2000 LPGA Championship

Tournament information
- Dates: June 22–25, 2000
- Location: Wilmington, Delaware 39°47′20″N 75°33′50″W﻿ / ﻿39.789°N 75.564°W
- Course: DuPont Country Club
- Tour: LPGA Tour
- Format: Stroke play - 72 holes

Statistics
- Par: 71
- Length: 6,408 yards (5,859 m)
- Field: 144 players, 73 after cut
- Cut: 147 (+5)
- Prize fund: $1.4 million
- Winner's share: $210,000

Champion
- Juli Inkster
- 281 (−3), playoff
- DuPont CC Location in United States DuPont CC Location in Delaware

= 2000 LPGA Championship =

The 2000 LPGA Championship was the 46th LPGA Championship, played June 22–25 at DuPont Country Club in Wilmington, Delaware. This was the second of four major championships on the LPGA Tour in 2000.

Defending champion Juli Inkster won her second consecutive LPGA Championship on the second hole of a sudden-death playoff with Stefania Croce, and became the first to successfully defend the title since 1984.

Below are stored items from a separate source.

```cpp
static int upload_failed(dmx_model *m, hipError_t e)
{
    for (void *p : {(void *)m->dW, (void *)m->dWb, (void *)m->dWh})
        if (p)
            (void)hipFree(p);
    m->dW = nullptr, m->dWb = nullptr, m->dWh = nullptr;
    return fail(DMX_ERR_HIP, "dmx_model_load: weight upload failed: %s", hipGetErrorString(e));
}

int dmx_model_upload(dmx_model *m, const float *blob)
{
    HIPCHK(hipSetDevice(m->device));
    HIPCHK(hipMalloc((void **)&m->dW, m->blobFloats * sizeof(float) + 1024));
    hipError_t e = hipMemset(reinterpret_cast<char *>(m->dW) + m->blobFloats * sizeof(float), 0, 1024);
    if (e == hipSuccess)
        e = hipMemcpy(m->dW, blob, m->blobFloats * sizeof(float), hipMemcpyHostToDevice);
    if (e != hipSuccess)
        return upload_failed(m, e);
    {
        std::vector<unsigned short> planes(2 * m->blobFloats + 1024, 0);
        m->inexactW.clear();
        for (size_t i = 0; i < m->blobFloats; ++i)
            if (!dmx_split_weight(blob[i], planes[i], planes[m->blobFloats + 512 + i]))
                m->inexactW.push_back((i64)i);
// ... 1602 lines not shown
extern "C" int dmx_debug_n_ops(const dmx_ctx *c)
{
    if (!c)
        return 0;
    auto it = c->plans.find(c->maxBatch);
    return it == c->plans.end() ? 0 : (int)it->second->ops.size();
}

static void op_work(const Op &op, const char *&kernel, double &flops, double &bytes)
{
    static const char *cfgNames[] = {"igemm_128x128", "igemm_64x64", "igemm_128x96", "igemm_128x48", "igemm_256x16", "igemm_128x32",
                                     "igemm_128x64",  "igemm_64x128", "dgemm_direct", "igemm_64x64", "igemm_64x96", "igemm_64x48",
                                     "igemm_64x32",   "igemm_64x64",  "igemm_128x16", "igemm_32x128", "igemm_32x64", "igemm_256x128", "igemm_256x128w4", "igemm_lin256x128", "igemm_256x96"};
    static_assert(sizeof(cfgNames) / sizeof(cfgNames[0]) == kNumTileCfgs, "one label per tile configuration");
    flops = bytes = 0;
    kernel = "?";
    switch (op.kind)
    {
    case OP_IGEMM:
    {
        const IGemm &g = op.g;
        const double M = (double)g.B * g.P1 * g.P0;
        kernel = cfgNames[g.cfg];
        if (g.split)
        {
            static const char *splitNames[kNumTileCfgs] = {"igemm_split_128x128", nullptr, "igemm_split_128x96", "igemm_split_128x48", nullptr, "igemm_split_128x32d", "igemm_split_128x64d",
                                                            "igemm_split_64x128", nullptr, "igemm_split_64x64", "igemm_split_64x96", "igemm_split_64x48",
                                                            "igemm_split_128x32d", "igemm_split_128x64d", nullptr, "igemm_split_32x128", "igemm_split_32x64", nullptr, nullptr,
                                                            nullptr, nullptr};
            if (splitNames[g.cfg])
                kernel = splitNames[g.cfg];
            if (g.split == 2)
                kernel = g.cfg == 0 ? "igemm_splith_128x128" : g.cfg == 7 ? "igemm_splith_64x128" : kernel;
            else if (g.cfg == 0 || g.cfg == 2)
            {
                GemmArgs k{};
                fill_gemm_geometry(k, g);
                k.rowstat = g.rowstat >= 0 ? reinterpret_cast<float *>(1) : nullptr;
                const int wide = igemm_split_is_wide(g.cfg, k);
                if (wide)
                    kernel = wide == 256 ? "igemm_split_128x256" : wide == 192 ? "igemm_split_128x192" : "igemm_split_128x96d";
            }
        }
        flops = 2.0 * M * g.N * g.K;
        double in = (double)g.B * g.L1 * g.L0 * g.Cin, w = (double)g.N * g.K, out = 0;
        if (g.epi == EPI_LINEAR || g.epi == EPI_SCALE_RES)
            out = M * g.N;
        else if (g.epi == EPI_KPL || g.epi == EPI_VT)
            out = M * g.N;
        else if (g.epi == EPI_GLU || g.epi == EPI_GN_GLU_SCALE_RES)
            out = M * g.N / 2;
        else if (g.epi == EPI_TRCONV)
            out = (double)g.B * g.P1 * g.Lout * g.Cout;
        double res = g.res >= 0 ? out : 0;
        bytes = 4.0 * (in + w + out + res);
        break;
    }
    case OP_ATTENTION:
    {
        const Attention &t = op.at;
        kernel = t.split ? "attention_split" : "attention";
        flops = 4.0 * t.B * t.H * (double)t.Tq * t.Tk * t.hs;
        bytes = 4.0 * t.B * t.H * t.hs * (2.0 * t.Tq + 2.0 * t.Tk);
        break;
    }
    case OP_DCONV_ROW:
    {
        const DconvRow &r = op.dr;
        const double M = (double)r.B * r.T * r.F, hp = (r.hid + 3) / 4 * 4;
        kernel = "dconv_row";
        flops = 2.0 * (2.0 * M * hp * 3.0 * r.C + 2.0 * M * (hp + 2) * hp + 2.0 * M * 2.0 * r.C * hp);
        bytes = 4.0 * 2.0 * M * r.C;
        break;
    }
// ... 120 lines not shown
```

On Saturday, her 40th birthday, Inkster was the 54-hole co-leader with Wendy Ward after a 65 (−6). On a blustery Sunday, she had a three-shot lead with five holes to play, but made a double bogey on 14 and missed a 6 ft par putt on the final hole for 75. In the sudden-death playoff, Inkster parred both holes to win the sixth of her seven major titles.

The DuPont Country Club hosted this championship for eleven consecutive seasons, from 1994 through 2004.

==Final leaderboard==
Sunday, June 25, 2000

| Place | Player | Score | To par | Money ($) |
| T1 | USA Juli Inkster | 72-69-65-75=281 | −3 | Playoff |
| ITA Stefania Croce | 72-67-74-68=281 |
| T3 | KOR Se Ri Pak | 73-69-69-71=282 | −2 | 76,319 |
| USA Nancy Scranton | 72-70-67-73=282 |
| USA Wendy Ward | 69-69-68-76=282 |
| T6 | USA Heather Bowie | 74-70-70-69=283 | −1 | 42,503 |
| AUS Jane Crafter | 72-69-69-73=283 |
| ENG Laura Davies | 70-66-75-72=283 |
| T9 | JPN Akiko Fukushima | 71-72-71-70=284 | E | 29,839 |
| AUS Jan Stephenson | 70-69-69-76=284 |
| AUS Karrie Webb | 72-70-69-73=284 |

Source:

===Playoff===

| Place | Player | Score | To par | Money ($) |
|---|---|---|---|---|
| 1 | USA Juli Inkster | 4-4=8 | E | 210,000 |
| 2 | ITA Stefania Croce | 4-5=9 | +1 | 130,330 |

- Sudden-death playoff played on holes 18 and 10.